> [Activity]: Your task is to find every line of the listing that includes "Cout" and copy it.

> [Records for processing]:
★ ★ ★ ★ ★

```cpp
int icamd_conv2d_dgrad_bnbwd(const icamd_conv_desc* d, const void* dy, const void* w_t, void* g, const void* addend,
                             const icamd_bn_bwd_fuse* f, void* stream) {
  ProfScope _prof(PC_IGEMM_DGRAD, stream);
  const ConvWork cw = conv_work(d); _prof.work(cw.out + 2 * cw.in + 2 * cw.w + (addend ? cw.in : 0), cw.flops);
  if (f == nullptr || f->y == nullptr || f->mean == nullptr || f->invstd == nullptr || f->partials == nullptr)
    return ICAMD_ERR_BAD_ARG;
  return dgrad_impl(d, dy, w_t, g, addend, nullptr, f, stream);
}

int icamd_conv2d_dgrad_bnred_supported(const icamd_conv_desc* d) {
  if (!conv_desc_ok(d) || d->KH != 1 || d->KW != 1 || d->stride != 1 || d->pad != 0) return 0;
  return icamd_pw_resident_bnred_wanted((long long)d->N * d->IH * d->IW, d->Cin, d->Cout) ? 1 : 0;
}

int icamd_conv2d_dgrad_bnred(const icamd_conv_desc* d, const void* dy, const void* w_t, void* g, const void* addend,
                             const uint8_t* addend_bits, int addend_sub2, const void* bn_y, const uint8_t* bn_bits,
                             float* partials, void* stream) {
  ProfScope _prof(PC_IGEMM_DGRAD, stream);
  const ConvWork cw = conv_work(d); _prof.work(cw.out + 3 * cw.in + 2 * cw.w + cw.in / 16 + (addend_bits ? cw.in / 16 : 0), cw.flops);
  if (!conv_desc_ok(d) || dy == nullptr || w_t == nullptr || g == nullptr || addend == nullptr || bn_y == nullptr ||
      bn_bits == nullptr || partials == nullptr || (addend_sub2 && addend_bits != nullptr))
    return ICAMD_ERR_BAD_ARG;
  if (!icamd_conv2d_dgrad_bnred_supported(d)) return ICAMD_ERR_UNSUPPORTED;
  PwResidentParams p;
  memset(&p, 0, sizeof(p));
  p.A = (const bf16_t*)dy; p.B = (const bf16_t*)w_t; p.out = (bf16_t*)g; p.addend = (const bf16_t*)addend;
  p.addend_bits = addend_bits;
  p.bn_y = (const bf16_t*)bn_y; p.bn_bits = bn_bits; p.bn_part = partials;
  p.M = d->N * d->IH * d->IW; p.N = d->Cin; p.K = d->Cout;
  if (addend_sub2) { p.sub2_h = d->IH; p.sub2_w = d->IW; }
  return icamd_pw_resident_bnred_launch(p, (hipStream_t)stream);
}

size_t icamd_conv2d_wgrad_workspace_bytes(const icamd_conv_desc* d) {
  if (!conv_desc_ok(d)) return 0;
  int S = 1, rows = 0;
  const long long M = (long long)d->N * d->OH * d->OW;
  if (M >= (1ll << 30)) return 0;
  const int Ktot = d->KH * d->KW * d->Cin;
  icamd_wgrad_plan((int)M, d->Cout, Ktot, &S, &rows);
  if (icamd_wgrad_halo_wanted(d->KH, d->KW, d->stride, d->pad, d->OH, d->OW, d->Cin, d->Cout, M)) {
    int S2 = 1;
    icamd_wgrad_halo_plan((int)M, d->Cin, d->Cout, &S2, &rows);
    if (S2 > S) S = S2;
  }
  return wgrad_ws(nullptr, S, d->Cout, Ktot).bytes;
}

static int wgrad_impl(const icamd_conv_desc* d, const void* x, const void* dy, float* dw, float* dbias, int accumulate,
                      void* workspace, size_t workspace_bytes, void* stream);

int icamd_conv2d_wgrad(const icamd_conv_desc* d, const void* x, const void* dy, float* dw, int accumulate,
                       void* workspace, size_t workspace_bytes, void* stream) {
  ProfScope _prof(PC_WGRAD, stream);
  const ConvWork cw = conv_work(d); _prof.work(cw.in + cw.out + 4 * cw.w, cw.flops);
  return wgrad_impl(d, x, dy, dw, nullptr, accumulate, workspace, workspace_bytes, stream);
}

int icamd_conv2d_wgrad_bias(const icamd_conv_desc* d, const void* x, const void* dy, float* dw, float* dbias,
                            int accumulate, void* workspace, size_t workspace_bytes, void* stream) {
  ProfScope _prof(PC_WGRAD, stream);
  const ConvWork cw = conv_work(d); _prof.work(cw.in + cw.out + 4 * cw.w, cw.flops);
  if (dbias == nullptr) return ICAMD_ERR_BAD_ARG;
  return wgrad_impl(d, x, dy, dw, dbias, accumulate, workspace, workspace_bytes, stream);
}

static int wgrad_impl(const icamd_conv_desc* d, const void* x, const void* dy, float* dw, float* dbias, int accumulate,
                      void* workspace, size_t workspace_bytes, void* stream) {
  if (!conv_desc_ok(d) || x == nullptr || dy == nullptr || dw == nullptr || workspace == nullptr) return ICAMD_ERR_BAD_ARG;
  const size_t need = icamd_conv2d_wgrad_workspace_bytes(d);
  if (need == 0 || workspace_bytes < need) return ICAMD_ERR_WORKSPACE;
  WgradParams p;
  memset(&p, 0, sizeof(p));
  p.x = (const bf16_t*)x; p.dy = (const bf16_t*)dy; p.slab = (float*)workspace;
  p.N = d->N; p.IH = d->IH; p.IW = d->IW; p.Cin = d->Cin; p.OH = d->OH; p.OW = d->OW; p.Cout = d->Cout;
// ... 19 lines not shown
```

imageclassification_amd/csrc/conv3x3_halo.hip:

```cpp
#ifndef ICAMD_C64_NT
#define ICAMD_C64_NT 0
#endif
#include "common.h"
#include "icamd_internal.h"
#include <cstdlib>

namespace {

template <int N> __device__ __forceinline__ void halo_wait_vmcnt() {
  static_assert(N >= 0 && N < 64, "vmcnt is a 6-bit field");
  asm volatile("s_waitcnt vmcnt(%0)" ::"n"(N) : "memory");
}

__device__ __forceinline__ int swzq(int blk) { return (0x78 >> (2 * blk)) & 3; }
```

★ ★ ★ ★ ★

> [Written answer]:
  return icamd_pw_resident_bnred_wanted((long long)d->N * d->IH * d->IW, d->Cin, d->Cout) ? 1 : 0;
  p.M = d->N * d->IH * d->IW; p.N = d->Cin; p.K = d->Cout;
  icamd_wgrad_plan((int)M, d->Cout, Ktot, &S, &rows);
  if (icamd_wgrad_halo_wanted(d->KH, d->KW, d->stride, d->pad, d->OH, d->OW, d->Cin, d->Cout, M)) {
    icamd_wgrad_halo_plan((int)M, d->Cin, d->Cout, &S2, &rows);
  return wgrad_ws(nullptr, S, d->Cout, Ktot).bytes;
  p.N = d->N; p.IH = d->IH; p.IW = d->IW; p.Cin = d->Cin; p.OH = d->OH; p.OW = d->OW; p.Cout = d->Cout;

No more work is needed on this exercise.